[Stored dataset items]
● ● ●

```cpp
hipError_t launch_scan(const ScanParams& p, int mode, int flavour, bool wide, int device,
                       hipStream_t stream, int grid_override) {
  if (p.n_tiles == 0) return hipSuccess;
  auto pick = [&](auto kernel) -> hipError_t {
    ScanParams q = p;
    q.tile_queue = nullptr;
    int grid = grid_override > 0 ? grid_override : kGridOversubscribe * occupancy_grid(kernel, device);
    if ((uint64_t)grid > p.n_tiles) grid = (int)p.n_tiles;
    hipLaunchKernelGGL(kernel, dim3(grid), dim3(kBlock), 0, stream, q);
    return hipGetLastError();
  };
  auto pick_dyn = [&](auto kernel) -> hipError_t {
    ScanParams q = p;
    int grid = grid_override > 0 ? grid_override : kDynOversubscribe * occupancy_grid(kernel, device);
    const uint64_t per = p.n_tiles / ((uint64_t)grid * 16);
    static const uint64_t min_chunk = getenv("SKS_SCAN_MIN_CHUNK") ? std::max(1, atoi(getenv("SKS_SCAN_MIN_CHUNK"))) : 3;
    q.chunk = (uint32_t)std::min<uint64_t>(16, std::max<uint64_t>(min_chunk, per));
    const uint64_t need = (p.n_tiles + q.chunk - 1) / q.chunk;
    if ((uint64_t)grid > need) grid = (int)need;
    hipLaunchKernelGGL(kernel, dim3(grid), dim3(kBlock), 0, stream, q);
    return hipGetLastError();
  };
  if (!wide && p.tile_queue) {
    if (mode == kModeFrac) {
      static const bool no_pre = getenv("SKS_NO_PREFILTER") != nullptr;
      if (flavour == 0 && (p.low_mask & 0xFu) && !no_pre) return pick_dyn(scan_kernel<kModeFrac, 0, 1>);
      return flavour == 0 ? pick_dyn(scan_kernel<kModeFrac, 0>) : pick_dyn(scan_kernel<kModeFrac, 1>);
    }
    if (mode == kModeBottom)
      return flavour == 0 ? pick_dyn(scan_kernel<kModeBottom, 0>) : pick_dyn(scan_kernel<kModeBottom, 1>);
  }
  if (!wide) {
    if (mode == kModeFrac) {
      static const bool no_pre = getenv("SKS_NO_PREFILTER") != nullptr;
      if (flavour == 0 && (p.low_mask & 0xFu) && !no_pre) return pick(scan_kernel<kModeFrac, 0, 1>);
      return flavour == 0 ? pick(scan_kernel<kModeFrac, 0>) : pick(scan_kernel<kModeFrac, 1>);
    }
    if (mode == kModeList) return flavour == 0 ? pick(scan_kernel<kModeList, 0>) : pick(scan_kernel<kModeList, 1>);
    return flavour == 0 ? pick(scan_kernel<kModeBottom, 0>) : pick(scan_kernel<kModeBottom, 1>);
  }
  if (mode == kModeFrac) return flavour == 0 ? pick(scan_kernel_wide<kModeFrac, 0>) : pick(scan_kernel_wide<kModeFrac, 1>);
  if (mode == kModeList) return flavour == 0 ? pick(scan_kernel_wide<kModeList, 0>) : pick(scan_kernel_wide<kModeList, 1>);
  return flavour == 0 ? pick(scan_kernel_wide<kModeBottom, 0>) : pick(scan_kernel_wide<kModeBottom, 1>);
}

SKS_CODE_OBJECT_HOOK(scan)

}
```

Measured before the change: 668.0 billion k-mers/s.

## Remap scan windows to strided lanes, pack aligned tiles from registers, tune occupancy

Each thread now handles windows with stride 16 across a 16-lane group instead of a contiguous run of 16 windows, and forms k-mers with a rolling funnel over shared words, so the per-lane 5-word preload and branchy shift selection go away. For aligned tiles the packing is done straight from the prefetched registers, which skips the raw shared-memory staging and one barrier. Clean-wave detection now checks inv words per wave rather than per-lane region bits. Launch-bounds min-waves defaults are raised per mode to trade registers for occupancy, with a risk of spills and of different shared-memory bank patterns.

```diff
diff --git a/spaced-kmer-sketching_amd/csrc/scan.hip b/spaced-kmer-sketching_amd/csrc/scan.hip
--- a/spaced-kmer-sketching_amd/csrc/scan.hip
+++ b/spaced-kmer-sketching_amd/csrc/scan.hip
@@ -204,14 +204,19 @@
 
 constexpr int kBeOff = 2;
 
-#ifndef SKS_SCAN_MIN_WAVES
-#define SKS_SCAN_MIN_WAVES 1
+template <int MODE, int PRE>
+constexpr int min_waves() {
+#ifdef SKS_SCAN_MIN_WAVES
+  return SKS_SCAN_MIN_WAVES;
+#else
+  return PRE ? 7 : MODE == kModeList ? 4 : 5;
 #endif
+}
 
 constexpr uint32_t kCandCap = 128;
 
 template <int MODE, int FLAVOUR, int PRE = 0>
-__global__ __launch_bounds__(kBlock, SKS_SCAN_MIN_WAVES) void scan_kernel(ScanParams p) {
+__global__ __launch_bounds__(kBlock, (min_waves<MODE, PRE>())) void scan_kernel(ScanParams p) {
   __shared__ uint32_t s_raw[kLoadVecs * 4];
   __shared__ uint32_t s_be[kWords + 2 + kBeOff];
   __shared__ uint32_t s_lc[kWords + 2];
@@ -240,11 +245,16 @@
 
   const int w = p.w;
   const uint32_t dshift = 2 * (32 - w);
-  const bool dword = dshift >= 32;
-  const uint32_t dbits = dshift & 31;
   const uint64_t wmask_bits = (w >= 64) ? ~0ull : ((1ull << w) - 1);
-  const uint64_t region_bits = (kWPT - 1 + w >= 64) ? ~0ull : ((1ull << (kWPT - 1 + w)) - 1);
   if (tid < kBeOff) s_be[tid] = 0;
+  const uint32_t r = tid & 15;
+  const uint32_t wbase = (uint32_t)(tid >> 4) * kWPT;
+  const uint32_t of = 2 * r + 64 - dshift;
+  const uint32_t qf = (of - 1) >> 5;
+  const uint32_t sF = 32 * qf + 32 - of;
+  const uint32_t sR = 2 * r;
+  const uint32_t* const fb = s_be + (kBeOff - 2) + wbase + qf;
+  const uint32_t* const rb = s_lc + wbase;
 
   uint32_t seg_lo = 0, seg_hi = p.n_seg;
   while (seg_lo + 1 < seg_hi) {
@@ -279,30 +289,43 @@
       if (last_of_chunk) s_next = grab;
     }
 
-    reinterpret_cast<uint4*>(s_raw)[tid] = v0;
-    if (tid < kLoadVecs - kBlock) reinterpret_cast<uint4*>(s_raw)[kBlock + tid] = v1;
-    __syncthreads();
-    const uint64_t next_tile = !last_of_chunk ? tile + 1 : dyn ? (uint64_t)s_next : p.n_tiles;
-
-    {
+    auto store_word = [&](int i, uint32_t le, uint32_t inv) {
+      s_be[kBeOff + i] = rev_pairs(le);
+      s_lc[i] = ~le;
+      s_inv[i] = inv;
+    };
+    if (shift == 0) {
+      uint32_t le, inv;
+      const uint32_t x0[5] = {v0.x, v0.y, v0.z, v0.w, 0u};
+      pack16<true>(x0, 0, le, inv);
+      store_word(tid, le, inv);
+      if (tid < kHaloWords) {
+        const uint32_t x1[5] = {v1.x, v1.y, v1.z, v1.w, 0u};
+        pack16<true>(x1, 0, le, inv);
+        store_word(kBlock + tid, le, inv);
+      }
+    } else {
+      reinterpret_cast<uint4*>(s_raw)[tid] = v0;
+      if (tid < kLoadVecs - kBlock) reinterpret_cast<uint4*>(s_raw)[kBlock + tid] = v1;
+      __syncthreads();
       const uint32_t sb = (shift & 3) * 8;
-      auto pack_words = [&](auto aligned) {
-        for (int i = tid; i < kWords; i += kBlock) {
-          const uint32_t wi = (16 * i + shift) >> 2;
-          uint32_t x[5];
-#pragma unroll
-          for (int k = 0; k < 5; ++k) x[k] = (decltype(aligned)::value && k == 4) ? 0u : s_raw[wi + k];
-          uint32_t le, inv;
-          pack16<decltype(aligned)::value>(x, sb, le, inv);
-          s_be[kBeOff + i] = rev_pairs(le);
-          s_lc[i] = ~le;
-          s_inv[i] = inv;
-        }
-      };
-      if (sb == 0) pack_words(std::true_type{});
-      else pack_words(std::false_type{});
-    }
-    __syncthreads();
+      for (int i = tid; i < kWords; i += kBlock) {
+        const uint32_t wi = (16 * i + shift) >> 2;
+        uint32_t x[5];
+#pragma unroll
+        for (int k = 0; k < 5; ++k) x[k] = s_raw[wi + k];
+        uint32_t le, inv;
+        pack16<false>(x, sb, le, inv);
+        store_word(i, le, inv);
+      }
+    }
+    __syncthreads();
+    uint64_t next_tile = !last_of_chunk ? tile + 1 : p.n_tiles;
+    if (last_of_chunk && dyn) {
+      const unsigned long long sn = s_next;
+      next_tile = ((uint64_t)__builtin_amdgcn_readfirstlane((uint32_t)(sn >> 32)) << 32) |
+                  __builtin_amdgcn_readfirstlane((uint32_t)sn);
+    }
 
     if (next_tile < (dyn ? p.n_tiles : t_end)) {
       Geom ng = tile_geom(p, next_tile, pf_seg);
@@ -311,32 +334,71 @@
       if (tid < kLoadVecs - kBlock) v1 = load_vec(p.seq, pf_base, kBlock + tid, (int64_t)ng.seg_end);
     }
 
-    uint32_t be[5];
-#pragma unroll
-    for (int k = 0; k < 5; ++k) be[k] = s_be[kBeOff + tid - 2 + k];
-    uint32_t bs[3];
-#pragma unroll
-    for (int k = 0; k < 3; ++k) {
-      const uint32_t hi = dword ? be[k] : be[k + 1];
-      const uint32_t lo = dword ? be[k + 1] : be[k + 2];
-      bs[k] = funnel(hi, lo, dbits);
-    }
-    const uint32_t lc0 = s_lc[tid], lc1 = s_lc[tid + 1], lc2 = s_lc[tid + 2];
-    const uint64_t inv64 = (uint64_t)s_inv[tid] | ((uint64_t)s_inv[tid + 1] << 16) |
-                           ((uint64_t)s_inv[tid + 2] << 32) | ((uint64_t)s_inv[tid + 3] << 48);
-    const bool lane_clean = (inv64 & region_bits) == 0;
-    auto canon = [&](uint32_t j) -> uint64_t {
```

● ● ●

Task directions →
Copy out every line from the data above in which the word "need" occurs.

Response →
    const uint64_t need = (p.n_tiles + q.chunk - 1) / q.chunk;
    if ((uint64_t)grid > need) grid = (int)need;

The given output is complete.